(Data supplied Opens)

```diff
-                rank++;
+            __builtin_amdgcn_wave_barrier();
+            const uint32_t lo = cg_off > t0 ? cg_off - t0 : 0u, hi = cg_end - t0 < FLAT_TILE ? cg_end - t0 : FLAT_TILE;
+            uint32_t bad = 0;
+            if (cg_end - t0 <= FLAT_TILE && hi > lo) bad = (uint32_t)T[16u + hi - 1u] - (uint32_t)'0' <= 9u ? 1u : 0u;
+            uint16_t *const dst_t = dst + n;
+            uint32_t acc_mx = 0, acc_id = 0, acc_re = 0, nonplain = 0;
+            uint32_t total = 0;
+            int32_t last = 0;
+            uint64_t e0 = 0, e1 = 0;
+            uint32_t eb = 0;
+#pragma unroll
+            for (uint32_t s = 0; s < FLAT_TILE / FLAT_STEP; s++) {
+                const uint32_t sb = s * FLAT_STEP;
+                if (hi <= sb || lo >= sb + FLAT_STEP) continue;
+                uint64_t in0 = ~0ull, in1 = ~0ull;
+                if (lo > sb || hi < sb + FLAT_STEP) {
+                    const uint32_t a = lo > sb ? lo - sb : 0u, b = hi - sb < FLAT_STEP ? hi - sb : FLAT_STEP;
+                    in0 = lanes_below((b + 1u) >> 1) & ~lanes_below((a + 1u) >> 1);
+                    in1 = lanes_below(b >> 1) & ~lanes_below(a >> 1);
+                }
+                const uint32_t w0 = lw[s * (FLAT_STEP / 4u)], w1 = lw[s * (FLAT_STEP / 4u) + 1u], w2 = lw[s * (FLAT_STEP / 4u) + 2u];
+                const uint32_t c0 = (w2 >> o8) & 0xffu, c1 = (w2 >> (o8 + 8u)) & 0xffu;
+                const uint64_t l0 = __ballot(c0 - (uint32_t)'0' > 9u) & in0, l1 = __ballot(c1 - (uint32_t)'0' > 9u) & in1;
+                const uint64_t any = l0 | l1, both = l0 & l1;
+                if (any == 0) continue;
+                const uint32_t cnt = (uint32_t)__popcll(l0) + (uint32_t)__popcll(l1);
+                const uint32_t rank = lanes_before(l0, lanes_before(l1, 0u));
+                const uint32_t room = FLAT_P_CAP - (total < FLAT_P_CAP ? total : FLAT_P_CAP);
+                uint16_t *const dst_s = dst_t + total;
+                const bool first = lane_bit(l0);
+                const uint32_t sh8 = first ? o8 : o8 + 8u;
+                const uint32_t num = __builtin_amdgcn_alignbit(w2, w1, sh8);
+                const uint32_t ch = (w2 >> sh8) & 0xffu;
+                const uint32_t c5 = (__builtin_amdgcn_alignbyte(w1, w0, 3u) >> sh8) & 0xffu;
+                uint32_t k8 = (uint32_t)__clz((int)nondigit4(num));
+                bool bad_k = k8 == 0u || (k8 == 32u && c5 - (uint32_t)'0' <= 9u);
+                if (capped) {
+                    if (lane_bit(any) && rank == 0u) {
+                        const uint32_t k = (uint32_t)((int32_t)(sb + 2u * lane + (first ? 0u : 1u)) - prev - 1);
+                        k8 = k < 4u ? 8u * k : 32u;
+                        bad_k = k - 1u > 3u;
+                    }
+                    capped = false;
+                }
+                if (lane_bit(any) && rank < room) {
+                    const uint32_t x = k8 ? ((num ^ 0x30303030u) & (0xffffffffu << (32u - k8))) : 0u;
+                    const uint32_t len = __builtin_amdgcn_udot4(x, 0x010a0000u, __umul24(__builtin_amdgcn_udot4(x, 0x0000010au, 0u, false), 100u), false);
+                    const uint32_t dl = ch - 0x3du;
+                    const bool known = dl < 28u && ((0x08011081u >> dl) & 1u);
+                    const uint32_t code = (0x04001023u >> (dl & 0x1cu)) & 7u;
+                    const bool lead0 = k8 >= 16u && ((num >> (32u - k8)) & 0xffu) == (uint32_t)'0';
+                    bad |= (bad_k | (len - 1u >= 8191u) | lead0 | !known) ? 1u : 0u;
+                    dst_s[rank] = (uint16_t)((len << 3) | code);
+                    const uint32_t l16 = len & 0xffffu;
+                    acc_mx += l16 << (((0x16u >> code) & 1u) << 4);
+                    acc_id += (code == (uint32_t)OP_I ? l16 : 0u) + (code == (uint32_t)OP_D ? l16 << 16 : 0u);
+                    if (MODE == 2u) acc_re += (code == (uint32_t)OP_M ? 1u : 0u) + (code == (uint32_t)OP_I ? 1u << 16 : 0u);
+                    else acc_re += code == (uint32_t)OP_M ? 1u + ((MODE == 1u ? (len + 15u) >> 4 : (k8 >> 3) - 1u) << 16) : 0u;
+                    nonplain |= code > (uint32_t)OP_D ? 1u : 0u;
+                }
+                if (both) {
+                    if (lane_bit(both)) {
+                        bad = 1u;
+                        if (rank + 1u < room) {
+                            const uint32_t dl = c1 - 0x3du;
+                            const uint32_t code = (0x04001023u >> (dl & 0x1cu)) & 7u;
+                            dst_s[rank + 1u] = (uint16_t)code;
+                            if (MODE == 2u) acc_re += (code == (uint32_t)OP_M ? 1u : 0u) + (code == (uint32_t)OP_I ? 1u << 16 : 0u);
+                            else acc_re += code == (uint32_t)OP_M ? 1u + ((MODE == 1u ? 0u : 0u - 1u) << 16) : 0u;
+                            nonplain |= code > (uint32_t)OP_D ? 1u : 0u;
+                        }
+                    }
+                }
+                if (cnt <= room) {
+                    e0 = l0; e1 = l1; eb = sb;
+                } else if (room) {
+                    e0 = __ballot(lane_bit(l0) && rank == room - 1u);
+                    e1 = __ballot((lane_bit(both) ? rank + 1u : lane_bit(l0) ? ~0u : rank) == room - 1u) & l1;
+                    eb = sb;
+                }
+                total += cnt;
             }
             if (total > FLAT_P_CAP) bad = 1u;
-            __builtin_amdgcn_wave_barrier();
-            const uint32_t top = total < FLAT_P_CAP ? total : FLAT_P_CAP;
-            uint32_t acc_mx = 0, acc_id = 0, acc_re = 0, nonplain = 0;
-            uint32_t before_first = (uint32_t)prev;
-            for (uint32_t i = lane; i < top; i += 64u) {
-                const uint32_t pos = Pl[i];
-                const uint32_t before = (uint32_t)__builtin_amdgcn_update_dpp((int)before_first, (int)pos, 0x138 , 0xf, 0xf, false);
-                before_first = lane_val(pos, 63);
-                const uint32_t k = pos - before - 1u;
-                const uint32_t a = 12u + pos, sh = a & 3u;
-                const uint32_t *wp = reinterpret_cast<const uint32_t *>(T + (a - sh));
-                const uint32_t d0 = wp[0], d1 = wp[1];
-                const uint32_t hi = __builtin_amdgcn_alignbyte(d1, d0, sh);
-                const uint32_t ch = (d1 >> (8u * sh)) & 0xffu;
-                const uint32_t kk = k < 4u ? k : 4u;
-                const uint32_t x = kk ? ((hi ^ 0x30303030u) & (0xffffffffu << (32u - 8u * kk))) : 0u;
-                const uint32_t pr = ((x << 3) + (x << 1) + (x >> 8)) & 0x00ff00ffu;
-                const uint32_t len = __umul24(pr & 0xffu, 100u) + (pr >> 16);
-                const uint32_t dl = ch - 0x3du;
-                const bool known = dl < 28u && ((0x08011081u >> dl) & 1u);
-                const uint32_t code = (0x04001023u >> (dl & 0x1cu)) & 7u;
-                const bool lead0 = kk >= 2u && ((hi >> (8u * (4u - kk))) & 0xffu) == (uint32_t)'0';
-                bad |= ((k - 1u > 3u) | (len - 1u >= 8191u) | lead0 | !known) ? 1u : 0u;
-                dst[n + i] = (uint16_t)((len << 3) | code);
-                const uint32_t l16 = len & 0xffffu;
-                acc_mx += l16 << (((0x16u >> code) & 1u) << 4);
-                acc_id += (code == (uint32_t)OP_I ? l16 : 0u) + (code == (uint32_t)OP_D ? l16 << 16 : 0u);
-                if (MODE == 2u) acc_re += (code == (uint32_t)OP_M ? 1u : 0u) + (code == (uint32_t)OP_I ? 1u << 16 : 0u);
-                else acc_re += code == (uint32_t)OP_M ? 1u + ((MODE == 1u ? (len + 15u) >> 4 : kk - 1u) << 16) : 0u;
-                nonplain |= code > (uint32_t)OP_D ? 1u : 0u;
+            {
+                const int32_t h0 = e0 ? 126 - 2 * (int32_t)__builtin_clzll(e0) : -1, h1 = e1 ? 127 - 2 * (int32_t)__builtin_clzll(e1) : -1;
+                last = (int32_t)eb + (h0 > h1 ? h0 : h1);
             }
             uint32_t sums6[6] = {acc_mx & 0xffffu, acc_mx >> 16, acc_id & 0xffffu, acc_id >> 16, acc_re & 0xffffu, acc_re >> 16};
             wave_sum6_u32(sums6);
             const uint32_t s_m = sums6[0], s_x = sums6[1], s_i = sums6[2], s_d = sums6[3], s_r = sums6[4], s_e = sums6[5];
             const uint32_t flags = (__any(bad != 0) ? FLAT_F_IRREG : 0u) | (__any(nonplain != 0) ? FLAT_F_NONPLAIN : 0u);
             if (total) {
-                const int32_t last = (int32_t)Pl[top - 1u];
                 text_end = t0 + (uint32_t)last + 1u - cg_off;
                 prev = last - (int32_t)FLAT_TILE;
+                capped = total > FLAT_P_CAP;
             } else {
                 prev -= (int32_t)FLAT_TILE;
                 if (prev < -64) prev = -64;
```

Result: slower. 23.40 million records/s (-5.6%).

(Data supplied Closes)

▶ _Work request_
Give the number of lines that hold the word "capped" in these records, with nothing added.

▶ _Problem solution_
3